--- Task material Enclosed Below ---
template <typename T>
__global__ void __launch_bounds__(256) conv_generic_kernel(ConvArgs a) {
    const int64_t total = (int64_t)a.N * a.Hout * a.Wout * a.Cout;
    const int Cin = a.C1 + a.C2;
    const int Hv = a.up ? 2 * a.Hin : a.Hin, Wv = a.up ? 2 * a.Win : a.Win;
    const int k = a.taps == 9 ? 3 : 1, pad = a.taps == 9 ? 1 : 0;
    for (int64_t idx = blockIdx.x * (int64_t)blockDim.x + threadIdx.x; idx < total;
         idx += (int64_t)gridDim.x * blockDim.x) {
        const int co = (int)(idx % a.Cout);
        int64_t p = idx / a.Cout;
        const int ow = (int)(p % a.Wout);
        p /= a.Wout;
        const int oh = (int)(p % a.Hout);
        const int n = (int)(p / a.Hout);
        const T* w = (const T*)a.w + (int64_t)co * a.taps * Cin;
        const float* sc = a.scale ? a.scale + (int64_t)n * Cin : nullptr;
        const float* sh = a.scale ? a.shift + (int64_t)n * Cin : nullptr;
        const float* dm = a.dmask ? a.dmask + (int64_t)n * Cin : nullptr;
        float acc = 0.f;
        for (int kh = 0; kh < k; ++kh) {
            const int iy = oh * a.stride - pad + kh;
            if (iy < 0 || iy >= Hv) continue;
            if (a.up == 2 && (iy & 1)) continue;
            const int sy = a.up ? (iy >> 1) : iy;
            for (int kw = 0; kw < k; ++kw) {
                const int ix = ow * a.stride - pad + kw;
                if (ix < 0 || ix >= Wv) continue;
                if (a.up == 2 && (ix & 1)) continue;
                const int sx = a.up ? (ix >> 1) : ix;
                const T* wt = w + (kh * k + kw) * Cin;
                const int64_t pix = ((int64_t)n * a.Hin + sy) * a.Win + sx;
                for (int ci = 0; ci < Cin; ++ci) {
                    float v;
                    if (a.in_nchw)
                        v = ((const float*)a.src1)[(((int64_t)n * a.C1 + ci) * a.Hin + sy) * a.Win + sx];
                    else if (ci < a.C1)
                        v = to_f(((const T*)a.src1)[pix * a.C1 + ci]);
                    else
                        v = to_f(((const T*)a.src2)[pix * a.C2 + (ci - a.C1)]);
                    if (sc) v = fmaf(v, sc[ci], sh[ci]);
                    if (a.pro_silu) v = silu_f(v);
                    if (dm) v *= dm[ci];
                    if (!a.in_nchw) v = to_f(from_f<T>(v));
                    acc = fmaf(v, to_f(wt[ci]), acc);
                }
            }
        }
        if (a.bias) acc += a.bias[co];
        if (a.tproj) acc += a.tproj[(int64_t)(a.nt == 1 ? 0 : n) * a.tproj_ld + co];
        const int64_t opix = ((int64_t)n * a.Hout + oh) * a.Wout + ow;
        if (a.res1) {
            if (co < a.R1)
                acc += to_f(((const T*)a.res1)[opix * a.R1 + co]);
            else
                acc += to_f(((const T*)a.res2)[opix * (a.Cout - a.R1) + (co - a.R1)]);
        }
        if (a.out_silu) acc = silu_f(acc);
        if (a.out_nchw)
            ((float*)a.dst)[(((int64_t)n * a.Cout + co) * a.Hout + oh) * a.Wout + ow] = acc;
        else
            ((T*)a.dst)[opix * a.Cout + co] = from_f<T>(acc);
    }
}

template <typename T>
__global__ void __launch_bounds__(256) conv_in_kernel(ConvArgs a, int px_per_block) {
    extern __shared__ __attribute__((aligned(16))) float wl[];
    const int Cin = a.C1, K = 9 * Cin, Cout = a.Cout;
    for (int e = threadIdx.x; e < K * Cout; e += blockDim.x) {
        const int co = e / K, k = e % K;
        wl[k * Cout + co] = to_f(((const T*)a.w)[e]);
    }
    __syncthreads();
    const int tpp = Cout / 8;
    const int ppb = 256 / tpp;
    const int cg = (threadIdx.x % tpp) * 8;
    const int64_t npix = (int64_t)a.N * a.Hout * a.Wout;
    const int64_t p0 = (int64_t)blockIdx.x * px_per_block;
    for (int pp = threadIdx.x / tpp; pp < px_per_block; pp += ppb) {
        const int64_t p = p0 + pp;
        if (p >= npix) break;
        const int ox = (int)(p % a.Wout), oy = (int)((p / a.Wout) % a.Hout), n = (int)(p / ((int64_t)a.Wout * a.Hout));
        float acc[8];
#pragma unroll
        for (int j = 0; j < 8; ++j) acc[j] = a.bias ? a.bias[cg + j] : 0.f;
        for (int kh = 0; kh < 3; ++kh) {
            const int iy = oy - 1 + kh;
            if (iy < 0 || iy >= a.Hin) continue;
            for (int kw = 0; kw < 3; ++kw) {
                const int ix = ox - 1 + kw;
                if (ix < 0 || ix >= a.Win) continue;
                for (int ci = 0; ci < Cin; ++ci) {
                    const float v = a.in_nchw ? ((const float*)a.src1)[(((int64_t)n * Cin + ci) * a.Hin + iy) * a.Win + ix]
                                              : to_f(((const T*)a.src1)[(((int64_t)n * a.Hin + iy) * a.Win + ix) * Cin + ci]);
                    const float* wr = wl + ((kh * 3 + kw) * Cin + ci) * Cout + cg;
                    const float4 w0 = *reinterpret_cast<const float4*>(wr), w1 = *reinterpret_cast<const float4*>(wr + 4);
                    acc[0] = fmaf(v, w0.x, acc[0]); acc[1] = fmaf(v, w0.y, acc[1]);
                    acc[2] = fmaf(v, w0.z, acc[2]); acc[3] = fmaf(v, w0.w, acc[3]);
                    acc[4] = fmaf(v, w1.x, acc[4]); acc[5] = fmaf(v, w1.y, acc[5]);
                    acc[6] = fmaf(v, w1.z, acc[6]); acc[7] = fmaf(v, w1.w, acc[7]);
                }
            }
        }
        T* o = (T*)a.dst + p * Cout + cg;
#pragma unroll
        for (int j = 0; j < 8; ++j) o[j] = from_f<T>(acc[j]);
    }
}

typedef float f32x16_g __attribute__((ext_vector_type(16)));
typedef float f32x4_g __attribute__((ext_vector_type(4)));
template <typename T, int CT>
__global__ void __launch_bounds__(256) conv_in_mfma_kernel(ConvArgs a, int nblocks) {
    const int lane = threadIdx.x & 63, r = lane & 31, h = lane >> 5;
    const int Cin = a.C1, K = 9 * Cin;
    float wreg[CT][14];
#pragma unroll
    for (int ct = 0; ct < CT; ++ct)
#pragma unroll
        for (int j = 0; j < 14; ++j) {
            const int k = 2 * j + h;
            wreg[ct][j] = k < K ? to_f(((const T*)a.w)[(int64_t)(ct * 32 + r) * K + k]) : 0.f;
        }
    const int HW = a.Hout * a.Wout;
    int t_off[14], t_dy[14], t_dx[14];
#pragma unroll
    for (int j = 0; j < 14; ++j) {
        const int k = 2 * j + h, tap = k / Cin, ci = k - tap * Cin;
        t_dy[j] = k < K ? tap / 3 - 1 : 1 << 20;
        t_dx[j] = tap % 3 - 1;
        t_off[j] = (ci * a.Hin + (tap / 3 - 1)) * a.Win + tap % 3 - 1;
    }
    __shared__ __attribute__((aligned(16))) float biasL[128];
    if (threadIdx.x < 32 * CT) biasL[threadIdx.x] = a.bias ? a.bias[threadIdx.x] : 0.f;
    __syncthreads();
    for (int blk = blockIdx.x * 4 + (threadIdx.x >> 6); blk < nblocks; blk += gridDim.x * 4) {
        const int p = blk * 32 + r;
        const int n = p / HW, rem = p - n * HW, oy = rem / a.Wout, ox = rem - oy * a.Wout;
        const float* xb = (const float*)a.src1 + ((int64_t)n * Cin * a.Hin + oy) * a.Win + ox;
        float xv[14];
#pragma unroll
        for (int j = 0; j < 14; ++j) {
            const bool in = (unsigned)(oy + t_dy[j]) < (unsigned)a.Hin && (unsigned)(ox + t_dx[j]) < (unsigned)a.Win;
            xv[j] = in ? xb[t_off[j]] : 0.f;
        }
        constexpr int PITCH = CT * 32 + 4;
        __shared__ __attribute__((aligned(16))) unsigned short stage_in[4][32 * PITCH];
        unsigned short* st = stage_in[threadIdx.x >> 6];
#pragma unroll
        for (int ct = 0; ct < CT; ++ct) {
            f32x16_g acc;
#pragma unroll
            for (int g4 = 0; g4 < 4; ++g4) {
                const f32x4_g b4 = *reinterpret_cast<const f32x4_g*>(biasL + ct * 32 + 8 * g4 + 4 * h);
                acc[4 * g4] = b4[0];
                acc[4 * g4 + 1] = b4[1];
                acc[4 * g4 + 2] = b4[2];
                acc[4 * g4 + 3] = b4[3];
            }
#pragma unroll
            for (int j = 0; j < 14; ++j) acc = __builtin_amdgcn_mfma_f32_32x32x2f32(wreg[ct][j], xv[j], acc, 0, 0, 0);
            if constexpr (sizeof(T) == 2) {
#pragma unroll
                for (int gq = 0; gq < 4; ++gq) {
                    typedef T bf16x4_g __attribute__((ext_vector_type(4)));
                    bf16x4_g v;
#pragma unroll
                    for (int e = 0; e < 4; ++e) v[e] = (T)acc[4 * gq + e];
                    *reinterpret_cast<bf16x4_g*>(st + r * PITCH + ct * 32 + 8 * gq + 4 * h) = v;
                    if (a.gn_part) {
                        float s = 0.f, ss = 0.f;
#pragma unroll
                        for (int e = 0; e < 4; ++e) {
                            const float x = (float)v[e];
                            s += x;
                            ss = fmaf(x, x, ss);
                        }
                        s = half_sum(s);
                        ss = half_sum(ss);
                        if (r == 0) {
                            const float mean = s * (1.f / 128.f);
                            float* po = a.gn_part + (((int64_t)n * a.gn_tiles + (rem >> 5)) * (a.Cout / 4) + ct * 8 + 2 * gq + h) * 2;
                            po[0] = mean;
                            po[1] = ss - s * mean;
                        }
                    }
                }
            } else {
                T* o = (T*)a.dst + (int64_t)p * a.Cout + ct * 32 + 4 * h;
#pragma unroll
                for (int gq = 0; gq < 4; ++gq)
                    *reinterpret_cast<float4*>(o + 8 * gq) = make_float4(acc[4 * gq], acc[4 * gq + 1], acc[4 * gq + 2], acc[4 * gq + 3]);
                if (a.gn_part) {
#pragma unroll
                    for (int gq = 0; gq < 4; ++gq) {
                        float s = 0.f, ss = 0.f;
#pragma unroll
                        for (int e = 0; e < 4; ++e) {
                            const float x = acc[4 * gq + e];
                            s += x;
                            ss = fmaf(x, x, ss);
                        }
                        s = half_sum(s);
                        ss = half_sum(ss);
                        if (r == 0) {
                            const float mean = s * (1.f / 128.f);
                            float* po = a.gn_part + (((int64_t)n * a.gn_tiles + (rem >> 5)) * (a.Cout / 4) + ct * 8 + 2 * gq + h) * 2;
                            po[0] = mean;
                            po[1] = ss - s * mean;
                        }
                    }
                }
            }
        }
        if constexpr (sizeof(T) == 2) {
            __builtin_amdgcn_wave_barrier();
            constexpr int VPR = CT * 4;
#pragma unroll
            for (int q = 0; q < 32 * VPR / 64; ++q) {
                const int it = lane + 64 * q, px = it / VPR, sg = it % VPR;
                const uint2 lo = *reinterpret_cast<const uint2*>(st + px * PITCH + sg * 8), hi = *reinterpret_cast<const uint2*>(st + px * PITCH + sg * 8 + 4);
                *reinterpret_cast<uint4*>((T*)a.dst + (int64_t)(blk * 32 + px) * a.Cout + sg * 8) = make_uint4(lo.x, lo.y, hi.x, hi.y);
            }
            __builtin_amdgcn_wave_barrier();
        }
    }
}

static bool conv_in_mfma_supported(const ConvArgs& a) {
    return a.in_nchw && !a.out_nchw && a.taps == 9 && a.stride == 1 && !a.up && a.C2 == 0 && a.C1 <= 3 && !a.scale && !a.pro_silu && !a.dmask &&
           !a.tproj && !a.res1 && !a.out_silu && (a.Cout == 128 || a.Cout == 64 || a.Cout == 32) &&
           (!a.gn_part || (a.gn_cg == 4 && (a.Hout * a.Wout) % 32 == 0)) &&
           ((int64_t)a.N * a.Hout * a.Wout) % 32 == 0 && (int64_t)a.N * a.Hout * a.Wout * a.Cout < (1ll << 31) && !debug_route("no_conv_in_mfma");
}

void conv_generic_route(const ConvArgs& a, ConvRoute& r) {
    r = make_route(CONV_GENERIC);
    if (!conv_in_mfma_supported(a) || (a.Hout * a.Wout) % 32) return;
    r.vec = r.stat_bn = 4;
    r.stat_px = 32;
    r.stat_tiles = a.Hout * a.Wout / 32;
}

static bool conv_in_supported(const ConvArgs& a) {
    return !a.out_nchw && a.taps == 9 && a.stride == 1 && !a.up && a.C2 == 0 && a.C1 <= 8 && !a.scale &&
           !a.pro_silu && !a.dmask && !a.tproj && !a.res1 && !a.out_silu && a.Cout % 8 == 0 && a.Cout <= 2048 &&
           256 % (a.Cout / 8) == 0 && (size_t)9 * a.C1 * a.Cout * 4 <= 48 * 1024;
}

const char* conv_generic_kernel_name(const ConvArgs& a) {
    return conv_in_mfma_supported(a) ? "conv_in_mfma_kernel" : conv_in_supported(a) ? "conv_in_kernel" : "conv_generic_kernel";
}

int launch_conv_generic(int dtype, const ConvArgs& a, hipStream_t s) {
    if (conv_in_mfma_supported(a)) {
        const int nblocks = (int)((int64_t)a.N * a.Hout * a.Wout / 32);
        unsigned grid = (unsigned)((nblocks + 3) / 4);
        if (grid > 512u) grid = 512u;
#define DMME_CIN(TT, CT) hipLaunchKernelGGL((conv_in_mfma_kernel<TT, CT>), dim3(grid), dim3(256), 0, s, a, nblocks)
        if (dtype == DMME_BF16) {
            if (a.Cout == 128) DMME_CIN(bf16, 4); else if (a.Cout == 64) DMME_CIN(bf16, 2); else DMME_CIN(bf16, 1);
        } else if (dtype == DMME_F16) {
            if (a.Cout == 128) DMME_CIN(f16, 4); else if (a.Cout == 64) DMME_CIN(f16, 2); else DMME_CIN(f16, 1);
        } else {
            if (a.Cout == 128) DMME_CIN(float, 4); else if (a.Cout == 64) DMME_CIN(float, 2); else DMME_CIN(float, 1);
        }
#undef DMME_CIN
        DMME_CHECK_LAUNCH();
        return DMME_OK;
    }
    if (conv_in_supported(a) && !a.gn_part) {
        const int64_t npix = (int64_t)a.N * a.Hout * a.Wout;
        const int ppb = 256 / (a.Cout / 8) * 8;
        const unsigned blocks = (unsigned)((npix + ppb - 1) / ppb);
        const size_t lds = (size_t)9 * a.C1 * a.Cout * 4;
        if (dtype == DMME_BF16)
            hipLaunchKernelGGL(conv_in_kernel<bf16>, dim3(blocks), dim3(256), lds, s, a, ppb);
        else if (dtype == DMME_F16)
            hipLaunchKernelGGL(conv_in_kernel<f16>, dim3(blocks), dim3(256), lds, s, a, ppb);
        else
            hipLaunchKernelGGL(conv_in_kernel<float>, dim3(blocks), dim3(256), lds, s, a, ppb);
        DMME_CHECK_LAUNCH();
        return DMME_OK;
    }
    const int64_t total = (int64_t)a.N * a.Hout * a.Wout * a.Cout;
    if (total == 0) return DMME_OK;
    int64_t blocks = (total + 255) / 256;
    if (blocks > 65536) blocks = 65536;
    if (dtype == DMME_BF16)
        hipLaunchKernelGGL(conv_generic_kernel<bf16>, dim3((unsigned)blocks), dim3(256), 0, s, a);
    else if (dtype == DMME_F16)
        hipLaunchKernelGGL(conv_generic_kernel<f16>, dim3((unsigned)blocks), dim3(256), 0, s, a);
    else
        hipLaunchKernelGGL(conv_generic_kernel<float>, dim3((unsigned)blocks), dim3(256), 0, s, a);
    DMME_CHECK_LAUNCH();
    return DMME_OK;
}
--- End of Enclosed Task material ---
What the exercise asks:
Tally the lines of the records that contain the word "stride", then give only the tally.

Output for this task:
4